Feature detection (also feature testing) is a technique used in web development for handling differences between runtime environments (typically web browsers or user agents), by programmatically testing for clues that the environment may or may not offer certain functionality. This information is then used to make the application adapt in some way to suit the environment: to make use of certain APIs, or tailor for a better user experience.

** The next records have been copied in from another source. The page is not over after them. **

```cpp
int materialize_deferred(sc_engine *e) {
    if (!e->deferred.on) return SC_OK;
    PackJob pj;
    int rc = deferred_job(e, &pj);
    if (rc) return rc;
    e->deferred.on = false;
    pj.slot0 = 0;
    pj.nslots = e->deferred.V;
    rc = step_begin(e);
    if (rc) return rc;
    LaunchTimer lt{e, SC_KERNEL_PACK};
    rc = lt.begin();
    if (rc) return rc;
    rc = launch_pack16(e, pj);
    if (rc) return rc;
    return lt.end();
}

int hostbits_reserve(sc_engine *e, size_t bytes, char **out) {
    auto &a = e->hb[e->hb_cur];
    if (a.used == 0 && a.armed) {
        HIP_TRY(schost::wait_event(a.ev));
        a.armed = false;
    }
    if (a.used + bytes > a.cap) {
        const size_t cap = std::max<size_t>({a.used + bytes, a.cap * 2, (size_t)16 << 20});
        char *pin = nullptr, *dev = nullptr;
        HIP_TRY(sc_pin_malloc(reinterpret_cast<void **>(&pin), cap, hipHostMallocDefault));
        hipError_t he = sc_dev_malloc(reinterpret_cast<void **>(&dev), cap);
        if (he != hipSuccess) {
            (void)hipHostFree(pin);
            return fail(he == hipErrorOutOfMemory ? SC_ERR_NOMEM : SC_ERR_DEVICE, "host-mask arena: %s", hipGetErrorString(he));
        }
        if (a.used) memcpy(pin, a.pin, a.used);
        if (a.pin) {
            HIP_TRY(schost::wait_stream(e->stream));
            (void)hipHostFree(a.pin);
            (void)hipFree(a.dev);
        }
        a.pin = pin;
        a.dev = dev;
        a.cap = cap;
        a.armed = false;
    }
    if (!a.ev) HIP_TRY(hipEventCreateWithFlags(&a.ev, hipEventDisableTiming));
    *out = a.pin + a.used;
    a.used += bytes;
    return SC_OK;
}

int hostbits_push_view(sc_engine *e, const float *K, const float *R, const float *t, uint64_t src_off, int H, int W);

int enqueue_hostbits(sc_engine *e, const float *K, const float *R, const float *t, const void *mask, int H, int W,
                     int dtype, int64_t row_stride) {
    const int wpr = (W + kTile - 1) / kTile;
    const size_t bits_bytes = ((size_t)H * wpr * 4 + 255) & ~(size_t)255;
    char *dst = nullptr;
    int rc = hostbits_reserve(e, bits_bytes, &dst);
    if (rc) return rc;
    const uint64_t src_off = (uint64_t)(dst - e->hb[e->hb_cur].pin);
    const int elem = dtype == SC_MASK_I32 ? 4 : 1;
    const uint8_t flip = dtype == SC_MASK_U8_INV ? 255 : dtype == SC_MASK_BOOL_INV ? 1 : 0;
    uint32_t *out = reinterpret_cast<uint32_t *>(dst);
    const bool par = (size_t)H * W >= ((size_t)1 << 18);
    const int band = 64, nparts = par ? (H + band - 1) / band : 1;
    schost::parallel_for(nparts, [&](int part) {
        const int r0 = par ? part * band : 0, r1 = par ? std::min(H, r0 + band) : H;
        schost::pack_rows(mask, row_stride, W, r0, r1, out, wpr, elem, flip);
    });
    return hostbits_push_view(e, K, R, t, src_off, H, W);
}

int hostbits_push_view(sc_engine *e, const float *K, const float *R, const float *t, uint64_t src_off, int H, int W) {
    const int wpr = (W + kTile - 1) / kTile, tiles_y = (H + kTile - 1) / kTile;
    const size_t ntiles = (size_t)wpr * tiles_y;
    void *tiles = nullptr, *occ = nullptr, *cm = nullptr;
    int rc = arena_alloc(e, ntiles * 128, &tiles);
    if (rc) return rc;
    rc = arena_alloc(e, ntiles, &occ);
    if (rc) return rc;
    rc = arena_alloc(e, ntiles * 4, &cm);
    if (rc) return rc;
    BitsRec br;
    memset(&br, 0, sizeof br);
    br.src_off = src_off;
    br.tiles = static_cast<uint32_t *>(tiles);
    br.occ = static_cast<uint8_t *>(occ);
    br.cmask = static_cast<uint32_t *>(cm);
    br.W = W; br.H = H; br.tiles_x = wpr; br.tiles_y = tiles_y;
    e->hp_pending.push_back(br);
    ViewDesc d;
    fill_desc(e, d, K, R, t, tiles, H, W, static_cast<const uint8_t *>(occ));
    d.cmask = static_cast<const uint32_t *>(cm);
    e->pending.push_back(d);
    return SC_OK;
}

int upload_hostbits(sc_engine *e) {
// ... 32 lines not shown
```

plant-3d-vision_amd/csrc/sc_lists.h:

```cpp

struct UnitItems {
    const uint4 *items;
    uint32_t cap;
    const ViewDesc *views;
    uint32_t bricks_y, bricks_z;
};

__device__ __forceinline__ uint32_t list_reserve(ListCounter *counter, uint32_t total, uint32_t cap, uint32_t lane) {
    uint32_t base = 0;
    if (lane == 0) {
        base = atomicAdd(&counter->n, total);
        if (base > cap || total > cap - base) {
            atomicMax(&counter->cut, ~min(base, cap));
            base = 0xffffffffu;
        }
    }
    return __shfl(base, 0);
}

struct UnitSpill {
    const uint32_t *units;
    uint32_t cap, floor;
    uint32_t bricks_y, bricks_z;
};

template <bool FINAL, int P, bool ALL_SAFE = false>
__global__ __launch_bounds__(kBlock) __attribute__((amdgpu_num_sgpr(96))) void carve_list_kernel(int32_t *__restrict__ labels, GridDesc g,
                                                            const ViewDesc *__restrict__ views,
                                                            int nviews,
                                                            const uint32_t *__restrict__ lin,
                                                            uint32_t *__restrict__ lout,
                                                            ListCtl *ctl, int sin, int sout,
                                                            uint32_t subcap, int vgsize, CullStores cs, UnitItems ui,
                                                            UnitSpill us, int nrest) {
    static_assert(P == 2, "two survivors per lane: the instances with one and with four were retired in round 6");
    __shared__ uint32_t pref[kSub + 1];
    const uint32_t tid = threadIdx.x;
    const uint32_t bx = blockIdx.x, gdim = gridDim.x;
    const bool split = cs.flags != nullptr;
    const uint32_t nown = cs.nstrips - cs.first, nvirt = nown + cs.spec;
    const uint32_t nstore = split ? (cs.fill_blocks ? cs.fill_blocks : nvirt) : 0u;
    const uint32_t nbid = gdim - nstore;
    if (split && bx >= nbid) {
        constexpr uint32_t kAhead = 4;
        for (uint32_t t = bx - nbid; t < nvirt; t += nstore * kAhead) {
            uint32_t f[kAhead];
#pragma unroll
            for (uint32_t u = 0; u < kAhead; ++u) {
                const uint32_t tt = t + u * nstore;
                f[u] = tt < nvirt ? strip_flag(cs.flags, tt < nown ? cs.first + tt : tt - nown, cs.bricks_z) : 0u;
            }
#pragma unroll
            for (uint32_t u = 0; u < kAhead; ++u) {
                const uint32_t tt = t + u * nstore;
                if (tt < nvirt)
                    store_culled_bricks(labels, g, f[u], tt < nown ? cs.first + tt : tt - nown, cs.bricks_y, cs.bricks_z,
                                        Fill{cs.kept, cs.fresh, cs.init}, tt >= nown);
            }
        }
        return;
    }
    if (ctl->overflow) return;
    const uint32_t bid = bx;
    constexpr uint32_t CH = 64u * P;
    {
        uint32_t c = (list_count(ctl->count[sin][tid], subcap) + CH - 1u) / CH;
        if (tid == 0) pref[0] = 0;
        pref[tid + 1] = c;
        __syncthreads();
        for (uint32_t off = 1; off < kSub; off <<= 1) {
            uint32_t val = pref[tid + 1];
            uint32_t add = (tid >= off) ? pref[tid + 1 - off] : 0u;
            __syncthreads();
            pref[tid + 1] = val + add;
            __syncthreads();
        }
    }
    const uint32_t chunks = pref[kSub];
    const uint32_t lane = tid & 63u;
    __shared__ uint32_t ipref[kSub + 1];
    const bool with_items = FINAL && ui.items != nullptr;
    uint32_t uchunks = 0;
    constexpr uint32_t kUnitParts = 256u / (64u * P);
    if (!FINAL && us.units != nullptr) {
        const uint32_t c = min(ctl->count[3][tid].n, us.cap);
        if (tid == 0) ipref[0] = 0;
        ipref[tid + 1] = c;
        __syncthreads();
        for (uint32_t off = 1; off < kSub; off <<= 1) {
            const uint32_t val = ipref[tid + 1];
            const uint32_t add = (tid >= off) ? ipref[tid + 1 - off] : 0u;
            __syncthreads();
            ipref[tid + 1] = val + add;
            __syncthreads();
        }
        if (ipref[kSub] < us.floor) uchunks = ipref[kSub] * kUnitParts;
    }
    if (with_items) {
        const uint32_t c = list_count(ctl->count[4][tid], ui.cap);
        if (tid == 0) ipref[0] = 0;
        ipref[tid + 1] = c;
        __syncthreads();
        for (uint32_t off = 1; off < kSub; off <<= 1) {
            const uint32_t val = ipref[tid + 1];
            const uint32_t add = (tid >= off) ? ipref[tid + 1 - off] : 0u;
            __syncthreads();
            ipref[tid + 1] = val + add;
            __syncthreads();
        }
    }
    const uint64_t nworkers = (uint64_t)nbid * (kBlock / 64);
    const uint32_t wave = __builtin_amdgcn_readfirstlane(tid >> 6);
    const uint64_t total = FINAL ? (uint64_t)chunks * (uint32_t)nviews : (uint64_t)chunks + uchunks;
    uint64_t per = 1;
    if (FINAL) {
        per = (total + nworkers - 1) / nworkers;
        const uint64_t r = (uint64_t)max(vgsize, 1);
        per = (per + r - 1) / r * r;
    }
    const uint64_t wid = (uint64_t)bid * (kBlock / 64) + wave;
    uint64_t pos = FINAL ? min(total, wid * per) : wid;
    const uint64_t end = FINAL ? min(total, pos + per) : total;
    while (pos < end) {
        uint32_t c;
        int v0, v1;
        if (FINAL) {
            c = (uint32_t)(pos / (uint32_t)nviews);
            v0 = (int)(pos - (uint64_t)c * (uint32_t)nviews);
            v1 = (int)min((uint64_t)nviews, (uint64_t)v0 + (end - pos));
            pos += (uint64_t)(v1 - v0);
        } else {
            c = (uint32_t)pos;
            v0 = 0;
            v1 = nviews;
            pos += nworkers;
        }
        const bool from_unit = !FINAL && c >= chunks;
        const uint32_t *pf = from_unit ? ipref : pref;
        const uint32_t key = from_unit ? (c - chunks) / kUnitParts : c;
        uint32_t lo = 0, hi = kSub;
        while (hi - lo > 1) {
            uint32_t mid = (lo + hi) >> 1;
            if (pf[mid] <= key) lo = mid; else hi = mid;
        }
        const uint32_t s = lo;
        const uint32_t cnt = list_count(ctl->count[sin][s], subcap);
        uint32_t idx[P];
        unsigned long long alive_m[P], zero_m[P], flip_m[P];
        float x[P], y[P], z[P];
        uint32_t unit = 0, upart = 0;
        if (from_unit) {
            unit = __builtin_amdgcn_readfirstlane(us.units[(size_t)s * us.cap + (key - ipref[s])]);
            upart = (c - chunks) % kUnitParts;
        }
#pragma unroll
        for (int p = 0; p < P; ++p) {
            if (from_unit) {
                const uint32_t v = upart * CH + (uint32_t)p * 64u + lane;
                const uint32_t lb = unit >> 2, per_plane = us.bricks_y * us.bricks_z;
                const uint32_t il = lb / per_plane, rem = lb - il * per_plane;
                const uint32_t by = rem / us.bricks_z, bz = rem - by * us.bricks_z;
                const uint32_t j = by * kBrickY + (v >> 4), k = bz * kBrickZ + (unit & 3u) * 16u + (v & 15u);
                const bool inside = j < g.ny && k < g.nz;
                idx[p] = inside ? (il * g.ny + j) * g.nzp + k : 0u;
                int32_t lab = -1;
                if (inside) lab = labels[idx[p]];
                alive_m[p] = __ballot(lab != -1);
                zero_m[p] = __ballot(lab == 0);
            } else {
                const uint32_t e = (c - pref[s]) * CH + (uint32_t)p * 64u + lane;
                const bool in = e < cnt;
                uint32_t entry = 0;
                if (in) entry = lin[(size_t)s * subcap + e];
                idx[p] = entry & 0x7fffffffu;
                alive_m[p] = __ballot(in);
                zero_m[p] = __ballot((entry >> 31) != 0);
            }
            flip_m[p] = 0;
            const uint32_t col = fdiv(idx[p], g.by_nzp);
            const uint32_t k = idx[p] - col * g.nzp;
            const uint32_t il = fdiv(col, g.by_ny);
            const uint32_t j = col - il * g.ny;
            x[p] = g.ox + (float)(int)(il * g.istride + g.i0) * g.vs;
            y[p] = g.oy + (float)(int)j * g.vs;
            z[p] = g.oz + (float)(int)k * g.vs;
        }
        constexpr int U = 4;
        for (;;) {
        for (int vi = v0; vi < v1; vi += U) {
            unsigned long long any = 0;
#pragma unroll
            for (int p = 0; p < P; ++p) any |= alive_m[p];
            if (any == 0) break;
            unsigned long long okm[U][P];
            uint32_t w[U][P];
            int sh[U][P];
#pragma unroll
            for (int q = 0; q < U; ++q) {
                const ViewDesc d = views[vi + q < v1 ? vi + q : vi];
                asm volatile("" ::"s"(d.Wf), "s"(d.Hf), "s"(d.strip), "s"(d.mask));
                const uint32_t tile_row = (uint32_t)d.strip;
#pragma unroll
                for (int p = 0; p < P; ++p) {
                    int vv;
                    const bool ok = project<ALL_SAFE>(d.R[0] * x[p] + d.R[1] * y[p], d.R[3] * x[p] + d.R[4] * y[p],
                                                      d.R[6] * x[p] + d.R[7] * y[p], z[p], d, sh[q][p], vv, okm[q][p]);
                    w[q][p] = 0;
                    if (ok) w[q][p] = load_mask_at(d.mask, mask_byte_offset(sh[q][p], vv, tile_row));
                }
            }
#pragma unroll
// ... 484 lines not shown
```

While a bit esoteric, this definition does highlight two important aspects of feature detection:

  • Feature detection is a technique, as opposed to a specific tool or technology. This means that there are various (equally valid) ways to accomplish feature detection.
  • Feature detection programmatically tests code. This means that browsers actually run a piece of code to see what happens, as opposed to merely using inference or comparing it against a theoretical reference/list as done with User Agent Detection.

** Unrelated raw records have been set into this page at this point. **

__global__ __launch_bounds__(kThreads) void mfcc_finish_kernel(const float *__restrict__ lm,
                                                               const unsigned *__restrict__ gmax,
                                                               const int64_t *__restrict__ frame_offsets,
                                                               int64_t n_utts, MfccDev P, float *__restrict__ out) {
  extern __shared__ __attribute__((aligned(16))) unsigned char smem[];
  float *s_dtab = reinterpret_cast<float *>(smem);
  float *s_c = s_dtab + align_up(2 * 81, 4);
  float *s_l = s_c + kFinRows * 16;
  const int tid = threadIdx.x;
  const int wave = tid / kWave, lane = tid % kWave;
  const int q = lane >> 4, j16 = lane & 15;
  for (int i = tid; i < 2 * 81; i += kThreads) s_dtab[i] = P.delta_tab[i];
  __syncthreads();
  const int n_ks = align_up(P.n_mels, 16) / 4;
  for (int64_t u = blockIdx.x; u < n_utts; u += gridDim.x) {
    const int64_t f_beg = frame_offsets[u];
    const int T = static_cast<int>(frame_offsets[u + 1] - f_beg);
    const float floor_db = dec_ordered(gmax[u]) - P.top_db;
    const int chunk = T <= kFinRows ? T : kFinChunk;
    for (int c0 = 0; c0 < T; c0 += chunk) {
      const int c1 = c0 + chunk < T ? c0 + chunk : T;
      const int r0 = c0 - kFinHalo > 0 ? c0 - kFinHalo : 0;
      const int r1 = c1 + kFinHalo < T ? c1 + kFinHalo : T;
      const int rows = r1 - r0;
      const float *src = lm + (f_beg + r0) * P.n_mels;
      for (int i = tid; i < rows * P.n_mels; i += kThreads) {
        const int r = i / P.n_mels, m = i - r * P.n_mels;
        s_l[r * P.lm_stride + m] = fmaxf(src[i], floor_db);
      }
      __syncthreads();
      for (int nt = wave; nt * 16 < rows; nt += kWaves) {
        f32x4 acc = {0.f, 0.f, 0.f, 0.f};
        const int r = nt * 16 + j16;
        const int rc = r < rows ? r : rows - 1;
        const float *lrow = s_l + rc * P.lm_stride + q;
        for (int ks = 0; ks < n_ks; ks += 4) {
          float a[4], bb[4];
#pragma unroll
          for (int i = 0; i < 4; ++i) {
            a[i] = P.dct_frag[(ks + i) * kWave + lane];
            const int mel = 4 * (ks + i) + q;
            bb[i] = mel < P.n_mels ? lrow[4 * (ks + i)] : 0.f;
          }
#pragma unroll
          for (int i = 0; i < 4; ++i) acc = __builtin_amdgcn_mfma_f32_16x16x4f32(a[i], bb[i], acc, 0, 0, 0);
        }
        if (r < rows) *reinterpret_cast<f32x4 *>(&s_c[r * 16 + 4 * q]) = acc;
      }
      __syncthreads();
      float *__restrict__ o = out + (f_beg + c0) * P.d_out;
      const int total = (c1 - c0) * P.d_out;
      for (int e = tid; e < total; e += kThreads) {
        const int tl = e / P.d_out, c = e - tl * P.d_out;
        const int t = c0 + tl;
        float v;
        if (c < P.n_mfcc) {
          v = s_c[(t - r0) * 16 + c];
        } else {
          const int order = c / P.n_mfcc, cc = c - order * P.n_mfcc;
          const float *tab = s_dtab + (order - 1) * 81;
          int row, t0;
          if (t < 4) {
            row = 1 + t;
            t0 = 0;
          } else if (t >= T - 4) {
            row = 5 + (t - (T - 4));
            t0 = T - 9;
          } else {
            row = 0;
            t0 = t - 4;
          }
          v = 0.f;
#pragma unroll
          for (int k = 0; k < 9; ++k) v += tab[row * 9 + k] * s_c[(t0 + k - r0) * 16 + cc];
        }
        o[e] = v;
      }
      __syncthreads();
    }
  }
}

double hz_to_mel(double f) {
  const double f_sp = 200.0 / 3, min_log_hz = 1000.0, min_log_mel = min_log_hz / f_sp;
  const double logstep = std::log(6.4) / 27.0;
  return f >= min_log_hz ? min_log_mel + std::log(f / min_log_hz) / logstep : f / f_sp;
}
double mel_to_hz(double m) {
  const double f_sp = 200.0 / 3, min_log_hz = 1000.0, min_log_mel = min_log_hz / f_sp;
  const double logstep = std::log(6.4) / 27.0;
  return m >= min_log_mel ? min_log_hz * std::exp(logstep * (m - min_log_mel)) : f_sp * m;
}
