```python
# ... 112 lines not shown
        cfg.max_batch, cfg.global_batch = self.max_batch, self.global_batch
        cfg.loss_type = LOSS_TYPES[loss_type]
        cfg.soft_clamp, cfg.soft_clamp_min, cfg.circle_schedule = soft_clamp, soft_clamp_min, int(circle_schedule)
        cfg.hard_clamp, cfg.depth_min, cfg.depth_max, cfg.depth_target = hard_clamp, depth_min, depth_max, depth_target
        cfg.inlier_px_threshold = inlier_px_threshold
        cfg.schedule, cfg.iterations = SCHEDULES[schedule], int(iterations)
        cfg.lr_min, cfg.lr_max, cfg.warmup_iterations, cfg.warmup_lr = lr_min, lr_max, int(warmup_iterations), warmup_lr
        cfg.cooldown_iterations, cfg.cooldown_trigger_percent = int(cooldown_iterations), cooldown_trigger_percent
        cfg.beta1, cfg.beta2, cfg.eps, cfg.weight_decay = 0.9, 0.999, 1e-8, 1e-2
        cfg.refine_calibration, cfg.focal_init, cfg.calib_lr = int(refine_calibration), float(focal_init), calib_lr
        cfg.pose_refinement = 2 if self.pose_mlp else (1 if self.pose_naive else 0)
        cfg.pose_refinement_wait, cfg.pose_refinement_lr = int(pose_refinement_wait), float(pose_refinement_lr)
        cfg.pose_refinement_weight = float(pose_refinement_weight)
        if refinement_ortho not in ("gram-schmidt", "procrustes"):
            raise ValueError("refinement_ortho must be 'gram-schmidt' or 'procrustes'")
        cfg.pose_refinement_ortho = 1 if refinement_ortho == "procrustes" else 0
        cfg.compute_dtype = DTYPES[self.dtype]
        cfg.inference_only = 1 if inference_only else 0
        pb = N.ParamBuffers(_ptr(self.params), _ptr(self.adam_m), _ptr(self.adam_v), _ptr(self.grad), self.n_params,
                            _ptr(self.pose_params), _ptr(self.pose_m), _ptr(self.pose_v), self.n_pose)
        h = C.c_void_p()
        N.check(self.lib.acez_trainer_create(C.byref(h), C.byref(cfg), C.byref(pb), self.device.index))
        self._h = h
        self._buf = None
        self.iterations = int(iterations)

    def close(self):
        if getattr(self, "_h", None):
            self.lib.acez_trainer_destroy(self._h)
            self._h = None

    def __del__(self):
        try:
            self.close()
        except Exception:
            pass

    def _views(self):
        out, o = {}, 0
        for name in layer_names(self.nb):
            out[name + ".weight"] = self.params[o:o + 262144].view(512, 512, 1, 1)
            o += 262144
            out[name + ".bias"] = self.params[o:o + 512]
            o += 512
        out["fc3.weight"] = self.params[o:o + self.no * 512].view(self.no, 512, 1, 1)
        o += self.no * 512
# ... 91 lines not shown

    def master_tensors(self):
        return [self.params, self.adam_m, self.adam_v]

    def step(self, indices, next_indices=None):
        assert indices.dtype == torch.int64 and indices.is_cuda and indices.is_contiguous()
        if next_indices is None:
            N.check(self.lib.acez_train_step(self._h, _ptr(indices), int(indices.numel()), _stream()))
        else:
            assert next_indices.dtype == torch.int64 and next_indices.is_cuda and next_indices.is_contiguous()
            self._next_keepalive = next_indices
            N.check(self.lib.acez_train_step_next(self._h, _ptr(indices), int(indices.numel()), _ptr(next_indices), int(next_indices.numel()),
                                                  _stream()))

    def state(self):
        st = N.TrainState()
        rc = self.lib.acez_trainer_get_state(self._h, C.byref(st), _stream())
        if rc not in (0, -4):
            N.check(rc)
        return {"iteration": st.iteration, "max_iterations": st.max_iterations, "in_cooldown": bool(st.in_cooldown),
                "nan": bool(st.nan_flag), "lr": st.lr, "loss": st.last_loss, "batch_inliers": st.last_batch_inliers,
                "focal_scale": st.focal_scale, "grad_scale": st.grad_scale, "opt_steps": st.opt_steps}

    def seq_status(self):
        en, pr, fl = C.c_int(0), C.c_int(0), C.c_int(0)
        N.check(self.lib.acez_trainer_seq_status(self._h, C.byref(en), C.byref(pr), C.byref(fl)))
        return {"enabled": bool(en.value), "probe": pr.value, "faults": fl.value}

    def log(self, first, count):
        loss = np.zeros(count, np.float32)
        inl = np.zeros(count, np.float32)
        N.check(self.lib.acez_trainer_get_log(self._h, first, count, loss.ctypes.data_as(C.c_void_p),
                                              inl.ctypes.data_as(C.c_void_p), _stream()))
        return loss, inl

    def last_scene_coords(self, n):
        out = np.zeros((n, 3), np.float32)
        N.check(self.lib.acez_trainer_last_scene_coords(self._h, out.ctypes.data_as(C.c_void_p), n, _stream()))
        return out

    KERNEL_CLASSES = ("sched", "gather", "gemm_fwd", "loss", "gemm_dgrad", "wgrad", "grad_reduce", "adamw")

    def set_profiling(self, on):
        N.check(self.lib.acez_trainer_set_profiling(self._h, int(bool(on))))

    def get_profile(self):
        ms = np.zeros(8, np.float32)
        cnt = np.zeros(8, np.int32)
        N.check(self.lib.acez_trainer_get_profile(self._h, ms.ctypes.data_as(C.c_void_p), cnt.ctypes.data_as(C.c_void_p)))
        return {k: (float(ms[i]), int(cnt[i])) for i, k in enumerate(self.KERNEL_CLASSES)}
# ... 82 lines not shown
```

include/acez.h:

```cpp
#ifndef ACEZ_H
#define ACEZ_H

#include <stdint.h>

#ifdef __cplusplus
extern "C" {
#endif

#define ACEZ_OK 0
#define ACEZ_ERR_INVALID (-1)
#define ACEZ_ERR_HIP (-2)
#define ACEZ_ERR_NODEVICE (-3)
#define ACEZ_ERR_NAN (-4)

const char* acez_last_error(void);
const char* acez_version(void);
int acez_device_count(void);


typedef struct acez_ransac_params {
  int32_t hypotheses;
  int32_t max_tries;
  float inlier_threshold;
  float inlier_alpha;
// ... 184 lines not shown
int acez_train_update_next(acez_trainer* tr, const int64_t* d_indices_next, int n_next, void* stream);
int acez_train_update_layers(acez_trainer* tr, int layer_lo, int layer_hi, void* stream);
int acez_trainer_export_weights16(acez_trainer* tr, int layer_lo, int layer_hi, void* d_dst, void* stream);
int acez_trainer_import_weights16(acez_trainer* tr, int layer_lo, int layer_hi, const void* d_src, void* stream);
int acez_trainer_import_weights16_all(acez_trainer* tr, int own_lo, int own_hi, const void* d_src_all, void* stream);
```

CSS feature detection with @supports

The core concept is not to ask „What browser is this?” It’s to ask „Does your browser support the feature I want to use?”.

—Rob Larson, The Uncertain Web: Web Development in a Changing Landscape (2014)

Most modern browsers support a set of native CSS rules called CSS conditional rules. These allow us to test for certain conditions within the stylesheet itself. The latest iteration (known as module level 3) is described by the Cascading Style Sheets Working Group as follows:

This module contains the features of CSS for conditional processing of parts of style sheets, conditioned on capabilities of the processor or the document the style sheet is being applied to. It includes and extends the functionality of CSS level 2 [CSS21], which builds on CSS level 1 [CSS1]. The main extensions compared to level 2 are allowing nesting of certain at-rules inside ‘@media’, and the addition of the ‘@supports’ rule for conditional processing.

If you’ve used @media, @document or @import before, then you already have experience working with CSS conditional rules. For example when using CSS media queries we do the following:

  • Wrap a single or multiple CSS declarations in a code block with curly brackets, { }.
  • Prepend the code block with a @media query with additional information.
  • Include an optional media type. This can either be all, print, speech or the commonly used screen type.
  • Chain expressions with and/or to determine the scope. For example, if we use (min-width: 300px) and (max-width: 800px), it will trigger the query if the screen size is wider than 300 pixels and smaller than 800 pixels.

The feature queries spec (editor’s draft) prescribes behavior that is conveniently similar to the above example. Instead of using a query expression to set a condition based on the screen size, we write an expression to scope our code block according to a browser’s CSS support (emphasis mine):

The ‘@supports rule allows CSS to be conditioned on implementation support for CSS properties and values. This rule makes it much easier for authors to use new CSS features and provide good fallback for implementations that do not support those features. This is particularly important for CSS features that provide new layout mechanisms, and for other cases where a set of related styles needs to be conditioned on property support.

In short, feature queries are a small built-in CSS tool that allow us to only execute code (like the display: none example above) when a browser supports a separate CSS feature—and much like media queries, we are able to chain expressions as follows: @supports (display: grid) and ((animation-name: spin) or (transition: transform(rotate(360deg)).

So, theoretically, we should be able to do the following:

@supports (::before) {
  input {
    display: none;
  }
}

Unfortunately, it seems that in our example above the display: none property did not trigger, in spite of the fact that your browser probably supports ::before.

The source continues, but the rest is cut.